Closed abdulfatir closed 6 years ago

abdulfatir commented 6 years ago

Did you by any chance also implement their metric?

Great repository! 👍

1Konny commented 6 years ago

Hey @abdulfatir, thank you for your attention.

Yes, I had implemented the metric but I didn't publicly upload the code yet

ggand0 commented 5 years ago

Is it possible for you to release your implementation of the disentanglement metric? I have implemented the metric (the Higgins' metric) but I am having troubles reproducing the results reported in the paper.

abdulfatir commented 5 years ago

@pentiumx Are you talking about Higgins' metric or Kim's?

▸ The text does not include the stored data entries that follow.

# hku-systems/apus

Measured on NVIDIA B200. Metric: committed ops/s, higher is better.
Workload: dtype u8

## Files before the change

### apus_b200/csrc/apus_engine.cu

```cuda
#include <cuda.h>
#include <cuda_runtime.h>
#include <emmintrin.h>
#include <pthread.h>
#include <sched.h>
#include <stdarg.h>
#include <stdint.h>
#include <stdio.h>
#include <stdlib.h>
#include <string.h>
#include <time.h>
#include <unistd.h>

#include "apus_gpu.h"
#include "apus_layout.h"

extern "C" cudaError_t apus_launch_roles(const apus_role_t *d_roles, int n_roles, cudaStream_t stream);
extern "C" size_t apus_kernel_smem_bytes(void);

#define MAX_ROLES 160
static __thread char g_err[512];

static int fail(const char *fmt, ...)
{
    va_list ap;
    va_start(ap, fmt);
    vsnprintf(g_err, sizeof g_err, fmt, ap);
    va_end(ap);
    return APUS_ERROR;
}

#define CK(call)                                                                             \
    do {                                                                                     \
        cudaError_t _e = (call);                                                             \
        if (_e != cudaSuccess)                                                               \
            return fail("%s failed: %s (%s:%d)", #call, cudaGetErrorString(_e), __FILE__, __LINE__); \
    } while (0)

struct drv_t {
    CUresult (*MemCreate)(CUmemGenericAllocationHandle *, size_t, const CUmemAllocationProp *, unsigned long long);
    CUresult (*MemAddressReserve)(CUdeviceptr *, size_t, size_t, CUdeviceptr, unsigned long long);
    CUresult (*MemMap)(CUdeviceptr, size_t, size_t, CUmemGenericAllocationHandle, unsigned long long);
    CUresult (*MemSetAccess)(CUdeviceptr, size_t, const CUmemAccessDesc *, size_t);
    CUresult (*MemGetAllocationGranularity)(size_t *, const CUmemAllocationProp *, CUmemAllocationGranularity_flags);
    CUresult (*MemUnmap)(CUdeviceptr, size_t);
    CUresult (*MemRelease)(CUmemGenericAllocationHandle);
    CUresult (*MemAddressFree)(CUdeviceptr, size_t);
    CUresult (*MulticastCreate)(CUmemGenericAllocationHandle *, const CUmulticastObjectProp *);
    CUresult (*MulticastAddDevice)(CUmemGenericAllocationHandle, CUdevice);
    CUresult (*MulticastBindMem)(CUmemGenericAllocationHandle, size_t, CUmemGenericAllocationHandle, size_t, size_t, unsigned long long);
    CUresult (*MulticastGetGranularity)(size_t *, const CUmulticastObjectProp *, CUmulticastGranularity_flags);
    CUresult (*DeviceGetAttribute)(int *, CUdevice_attribute, CUdevice);
    int ok;
};
static drv_t g_drv;
static int drv_load(void)
{
    if (g_drv.ok) return APUS_OK;
#define DRV(field, name) do { void *fn = NULL; cudaDriverEntryPointQueryResult qr;                                   \
        if (cudaGetDriverEntryPoint(name, &fn, cudaEnableDefault, &qr) != cudaSuccess || !fn) {                    \
            cudaGetLastError(); return fail("driver entry point %s is not available", name); }                      \
        *(void **)(&g_drv.field) = fn; } while (0)
    DRV(MemCreate, "cuMemCreate"); DRV(MemAddressReserve, "cuMemAddressReserve"); DRV(MemMap, "cuMemMap");
    DRV(MemSetAccess, "cuMemSetAccess"); DRV(MemGetAllocationGranularity, "cuMemGetAllocationGranularity");
    DRV(MemUnmap, "cuMemUnmap"); DRV(MemRelease, "cuMemRelease"); DRV(MemAddressFree, "cuMemAddressFree");
    DRV(MulticastCreate, "cuMulticastCreate"); DRV(MulticastAddDevice, "cuMulticastAddDevice");
    DRV(MulticastBindMem, "cuMulticastBindMem"); DRV(MulticastGetGranularity, "cuMulticastGetGranularity");
    DRV(DeviceGetAttribute, "cuDeviceGetAttribute");
#undef DRV
    g_drv.ok = 1;
    return APUS_OK;
}
#define CU(call) do { CUresult _e = (call); if (_e != CUDA_SUCCESS) return fail("%s failed: driver error %d (%s:%d)", #call, (int)_e, __FILE__, __LINE__); } while (0)

struct StageLock {
    pthread_mutex_t *m;
    explicit StageLock(pthread_mutex_t *mu) : m(mu) { pthread_mutex_lock(m); }
    ~StageLock() { pthread_mutex_unlock(m); }
};

struct DeviceGuard {
    int prev;
    bool ok;
    explicit DeviceGuard(int dev) : prev(-1), ok(false)
    {
        if (cudaGetDevice(&prev) != cudaSuccess) prev = -1;
        ok = (cudaSetDevice(dev) == cudaSuccess);
    }
    ~DeviceGuard()
    {
        if (prev >= 0) cudaSetDevice(prev);
    }
};

#define PEER_MAGIC 0x4150555342323030ull

struct peer_blob {
    uint64_t magic;
    int64_t  pid;
    int32_t  device;
    uint32_t pad;
    uint64_t ptr;
    uint64_t bytes;
    cudaIpcMemHandle_t ipc;
};
static_assert(sizeof(peer_blob) <= sizeof(apus_peer_handle_t), "peer handle too small");

struct apus_replica {
    apus_config_t cfg;
    uint64_t log_len;
    uint64_t entries_off;
    uint32_t idx_cap;
    uint8_t *region;
    size_t   region_bytes;
    apus_devctx_t  h_ctx;
    apus_devctx_t *d_ctx;
    apus_role_t   *d_roles;
    apus_hostwords_t *hw;
    apus_hostwords_t *hw_dev;
    apus_slot_t *ring_desc_host;
    uint8_t     *ring_pay_host;
    apus_slot_t *ring_desc_dev;
    uint8_t     *ring_pay_dev;
    uint64_t    *sub_tail_dev;
    uint64_t    *sub_tail_stage;
    uint32_t ring_slots, ring_bytes;
    uint64_t submitted, flushed;
    uint64_t belled;
    CUmemGenericAllocationHandle vmm_handle;
    size_t   vmm_bytes;
    CUmemGenericAllocationHandle mc_handle;
    uint8_t *mc_region;
    uint8_t *stage;
    pthread_mutex_t stage_mu;
    size_t   stage_bytes;
    uint64_t pay_head;
    uint64_t pay_flushed;
    uint64_t *pay_end;
    int      defer;
    cudaStream_t stream, copy_stream;
    cudaEvent_t  ev_start, ev_stop;
    apus_replica *launch_owner;
    int      in_flight;
    uint64_t launches;
    void    *peer_ptr[APUS_MAX_SERVERS];
    int      peer_is_ipc[APUS_MAX_SERVERS];
    uint32_t *d_lat;
};

extern "C" int apus_abi_version(void) { return APUS_ABI_VERSION; }
extern "C" const char *apus_last_error(void) { return g_err; }
extern "C" int apus_device_count(void)
{
    int n = 0;
    if (cudaGetDeviceCount(&n) != cudaSuccess) return 0;
    return n;
}
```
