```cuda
daala_b200_kf* daala_b200_kf_create(const daala_b200_kf_config* cfg) {
  snprintf(g_create_err, sizeof(g_create_err), "daala_b200_kf_create: invalid configuration");
  if (cfg && cfg->frame_types) {
    const char* why = cfg->frame_types != 1 ? "frame_types is 0 or 1"
                      : cfg->inter != 1 || cfg->frame_quant != 1 || cfg->haar_dc_quant != 1 ||
                                (cfg->inter_finish != 1 && cfg->inter_finish != 2)
                          ? "frame_types = 1 requires inter = 1, frame_quant = 1, haar_dc_quant = 1 and inter_finish 1 or 2"
                      : cfg->symbol_stream ? "frame_types is not defined with symbol_stream (keyframes and P frames have "
                                             "streams of different formats)"
                      : cfg->late_skip ? "frame_types is not defined with late_skip"
                      : cfg->lossless ? "frame_types is not defined with lossless"
                      : cfg->dering ? "frame_types is not defined with dering (keyframes are deringed in the finishing pass)"
                      : cfg->sb_rows > 0 ? "frame_types is not defined with a row shard (sb_rows > 0)" : nullptr;
    if (why) {
      snprintf(g_create_err, sizeof(g_create_err), "daala_b200_kf_create: %s", why);
      return nullptr;
    }
  }
  if (cfg && cfg->inter_mc && (cfg->inter_mc != 1 || cfg->inter != 1)) {
    snprintf(g_create_err, sizeof(g_create_err), "daala_b200_kf_create: inter_mc is 0 or 1, and 1 requires inter = 1");
    return nullptr;
  }
  if (cfg && cfg->mc_next && (cfg->mc_next != 1 || cfg->inter_mc != 1)) {
    snprintf(g_create_err, sizeof(g_create_err), "daala_b200_kf_create: mc_next is 0 or 1, and 1 requires inter_mc = 1");
    return nullptr;
  }
  if (cfg && cfg->inter_finish && (cfg->inter_finish < 0 || cfg->inter_finish > 2 || cfg->inter != 1)) {
    snprintf(g_create_err, sizeof(g_create_err),
             "daala_b200_kf_create: inter_finish is 0, 1 or 2, and 1 and 2 require inter = 1");
    return nullptr;
  }
  if (cfg && (cfg->symbol_stream < 0 || cfg->symbol_stream > 2 || (cfg->symbol_stream == 2 && cfg->inter != 1))) {
    snprintf(g_create_err, sizeof(g_create_err),
             "daala_b200_kf_create: symbol_stream is 0, 1 or 2, and 2 requires inter = 1 (a keyframe's DC goes through "
             "the Haar pyramid and has no scalar index)");
    return nullptr;
  }
  if (cfg && cfg->late_skip && (cfg->late_skip != 1 || cfg->inter != 1)) {
    snprintf(g_create_err, sizeof(g_create_err),
             "daala_b200_kf_create: late_skip is 0 or 1, and 1 requires inter = 1 (keyframes have no late skip)");
    return nullptr;
  }
  if (cfg && cfg->frame_quant && (cfg->frame_quant != 1 || cfg->inter != 1)) {
    snprintf(g_create_err, sizeof(g_create_err),
             "daala_b200_kf_create: frame_quant is 0 or 1, and 1 requires inter = 1 (keyframes: keyframe_quant = 1)");
    return nullptr;
  }
  if (cfg && cfg->keyframe_quant) {
    const char* with = cfg->keyframe_quant != 1 ? "a value other than 0 or 1"
                       : cfg->inter ? "inter (P and B frames take their records with frame_quant = 1)"
                       : cfg->lossless ? "lossless (every frame is at quantizer 0)"
                       : cfg->sb_rows > 0 ? "a row shard (sb_rows > 0)" : nullptr;
    if (with) {
      snprintf(g_create_err, sizeof(g_create_err), "daala_b200_kf_create: keyframe_quant is not defined with %s", with);
      return nullptr;
    }
  }
  if (cfg && cfg->lossless) {
    const char* with = cfg->lossless != 1 ? "a value other than 0 or 1"
                       : cfg->dering ? "dering (lossless frames skip deringing)"
                       : cfg->symbol_stream ? "symbol_stream (the stream is the PVQ symbols)"
                       : cfg->late_skip ? "late_skip"
                       : cfg->inter_finish ? "inter_finish"
                       : cfg->frame_quant ? "frame_quant (every frame is at quantizer 0)"
                       : cfg->sb_rows > 0 ? "a row shard (sb_rows > 0)" : nullptr;
    if (with) {
      snprintf(g_create_err, sizeof(g_create_err), "daala_b200_kf_create: lossless is not defined with %s", with);
      return nullptr;
    }
  }
  if (cfg && cfg->haar_dc_quant) {
    const char* with = cfg->haar_dc_quant != 1 ? "a value other than 0 or 1"
                       : cfg->inter && !cfg->frame_types ? "inter (P and B frames code a scalar DC per block)"
                       : cfg->lossless ? "lossless (its keyframe DCs are coded exactly)"
                       : cfg->sb_rows > 0 ? "a row shard (sb_rows > 0)" : nullptr;
    if (with) {
      snprintf(g_create_err, sizeof(g_create_err), "daala_b200_kf_create: haar_dc_quant is not defined with %s", with);
      return nullptr;
    }
  }
  if (cfg && !cfg->lossless && (cfg->q0 < 1 || cfg->q0 > DAALA_B200_KF_MAX_Q0)) {
    snprintf(g_create_err, sizeof(g_create_err), "daala_b200_kf_create: q0 is outside [1, %d] (lossless = 1 codes quantizer 0)",
             DAALA_B200_KF_MAX_Q0);
    return nullptr;
  }
  if (cfg && cfg->mc_refs < 0) {
    snprintf(g_create_err, sizeof(g_create_err), "daala_b200_kf_create: mc_refs < 0");
    return nullptr;
  }
  if (cfg && cfg->inter) {
    const char* with = cfg->inter != 1 ? "a value other than 0 or 1"
                       : cfg->dering ? "dering (the all-zero skip map of the deringing stage is a keyframe property)"
                       : cfg->symbol_stream == 1 ? "symbol_stream = 1 (its block record has no DC field; "
                                                   "symbol_stream = 2 is the P-frame stream)"
                       : cfg->sb_rows > 0 ? "a row shard (sb_rows > 0)" : nullptr;
    if (with) {
      snprintf(g_create_err, sizeof(g_create_err), "daala_b200_kf_create: inter is not defined with %s", with);
      return nullptr;
    }
  }
  if (!cfg || cfg->pic_w <= 0 || cfg->pic_h <= 0 || cfg->nframes <= 0 || cfg->nframes > 255 || !cfg->qm ||
      !cfg->qm_inv || cfg->qm_stride <= 0)
    return nullptr;
  daala_b200_kf* kf = new (std::nothrow) daala_b200_kf();
  if (!kf) return nullptr;
  kf->cfg = *cfg;
  kf->nhsb = (cfg->pic_w + 63) / 64;
  kf->nvsb = (cfg->pic_h + 63) / 64;
  kf->F = cfg->nframes;
  if (kf->cfg.inter_mc && kf->cfg.mc_refs == 0) kf->cfg.mc_refs = (kf->cfg.mc_next ? 3 : 2) * kf->F;
  if (!kf->cfg.inter_mc) kf->cfg.mc_refs = 0;
  kf->slot_filled.assign((size_t)kf->cfg.mc_refs, 0);
  if (kf->cfg.sb_rows <= 0) {
    kf->cfg.sb_row0 = 0;
    kf->cfg.sb_rows = kf->nvsb;
  }
  for (int p = 0; p < 3; p++) {
    kf->plane_w[p] = (kf->nhsb * 64) >> (p ? 1 : 0);
    kf->plane_h[p] = (kf->nvsb * 64) >> (p ? 1 : 0);
  }
  if ((long long)kf->plane_w[0] * kf->plane_h[0] * kf->F >= (1ll << 31)) {
// ... 670 lines not shown
```

daala_b200/csrc/pvq_warp.cuh:

```cuda
#pragma once
#include <math.h>
#include <stdint.h>

#include "pvq_math.cuh"

namespace daala_b200 {
namespace pvq {

constexpr unsigned kFull = 0xffffffffu;
constexpr int kMaxEvents = 14;
constexpr int kRsqrtEntries = 1 << 16;
constexpr int kLogEntries = 1 << 12;
constexpr int kTableDoubles = kRsqrtEntries + kLogEntries;

#ifndef DAALA_B200_PVQ_EXACT_BOUND
#define DAALA_B200_PVQ_EXACT_BOUND 4503599627370496.
#endif
#ifdef DAALA_B200_EMU_STATS
#define PVQ_WARP_STAT(i) (daala_b200_pvq_warp_stats[i]++)
#else
#define PVQ_WARP_STAT(i) ((void)0)
#endif

__device__ __forceinline__ int wsum(int v) { return __reduce_add_sync(kFull, v); }
// ... 511 lines not shown
#pragma unroll
    for (int e = 0; e < 4; e++)
      if (e * 32 + lane == m) r16[e] = (int16_t)(r16[e] + shr_round(gr * s, rshift));
    householder_apply_warp(lane, big, xr, x16, r16, n);
#pragma unroll
    for (int e = 0; e < 4; e++) {
      if (e && !big) break;
      const int t1 = __shfl_sync(kFull, xr[e], (lane + 1) & 31);
      const int t2 = e + 1 < 4 ? __shfl_sync(kFull, xr[e + 1 < 4 ? e + 1 : e], 0) : 0;
      const int nxt = lane == 31 ? t2 : t1;
      if (e * 32 + lane >= m) xr[e] = nxt;
    }
  }

  c_gain = 0; c_theta = -1; c_ts = 0; c_k = 0; c_cosd = 0; c_qcg = 0; c_qtheta = 0;
  c_sinprod = 0; c_lambda = 0; c_rate_ts = 0;
  bool c_valid = false;
  {
    const bool wref = lane < 12;
    const bool nref = lane == 12 || lane == 13;
    int i = 0, j = -1;
    if (wref && have_ref) {
      const int gain_bound = (cg - gain_offset) >> kCgainShift;
      i = (gain_bound - 1 > 1 ? gain_bound - 1 : 1) + (lane >> 2);
      c_valid = i <= gain_bound + 1;
      c_qcg = shl(i, kCgainShift) + gain_offset;
    } else if (nref && ((is_keyframe && pli == 0) || corr < .5 || cg < (int32_t)shl(2, kCgainShift))) {
      const int gain_bound = cg >> kCgainShift;
      i = (gain_bound > 1 ? gain_bound : 1) + (lane - 12);
      c_valid = i <= gain_bound + 1;
      c_qcg = shl(i, kCgainShift);
    }
    if (!c_valid) c_qcg = kCgainOne;
    if (wref) {
      c_ts = compute_max_theta(c_qcg, beta);
      int lo = (int)floor(.5 + nl_div(theta * theta_scale_1 * 2, M_PI) * c_ts) - 2;
      int hi = (int)ceil(nl_div(theta * theta_scale_1 * 2, M_PI) * c_ts);
      if (lo < 0) lo = 0;
      if (hi > c_ts - 1) hi = c_ts - 1;
      j = lo + (lane & 3);
      c_valid = c_valid && j <= hi;
    } else {
      c_ts = 0;
    }
    const long long tk = nl_theta_k(c_qcg, j, c_ts, !wref, n, beta);
    c_qtheta = (int32_t)(tk >> 32);
    c_k = (int)(uint32_t)tk;
    c_gain = i;
    c_theta = wref ? j : -1;
    c_cosd = nl_cos(theta - c_qtheta);
    const int sin_q = nl_cos(32768 - c_qtheta), sin_t = nl_cos(32768 - theta);
    double dist = gain_weight * (c_qcg - cg) * (c_qcg - cg);
    double g2 = c_qcg * (double)cg;
    if (wref) {
      const double dist_theta = 2 - 2. * c_cosd * trig_1;
      dist = dist + c_qcg * (double)cg * dist_theta;
      const double sin_theta = sin_t * trig_1;
      c_sinprod = sin_theta * sin_q * trig_1;
      g2 = g2 * c_sinprod;
    }
    dist *= cgain_2;
    g2 = g2 * cgain_2;
    c_alive = c_valid && !(wref ? dist > dist0 + 1.0 * pvq_norm_lambda && c_k != 0 : dist > dist0 && c_k != 0);
    c_lambda = nl_div(pvq_norm_lambda, 1e-30 + g2);
    c_rate_ts = c_ts < kLogEntries ? rsq[kRsqrtEntries + (c_ts > 0 ? c_ts : 1)]
                                   : .9 * (M_LOG2E * nl_log((double)c_ts));
  }
}
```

ggand0 commented 5 years ago

@abdulfatir I'm talking about the Higgins' metric, but I'm also planning to implement the Kim's metric.

So far I have attempted to reproduce the Figure 4 of the paper with my implementations of Beta-VAE and FactorVAE, but I was not able to reproduce the results. I used the same hyperparameters described in Appendix B to train the linear classifier, but I'm not getting similar accuracies. For example, even the Beta-VAE(beta=1) trained for 1 epoch gets a very high accuracy (>0.95). Latent traversals seem to work fine for beta=4 models though.

I could not find any existing implementations of these metrics on the web, so I am hoping to refer to @1Konny 's code if that's possible.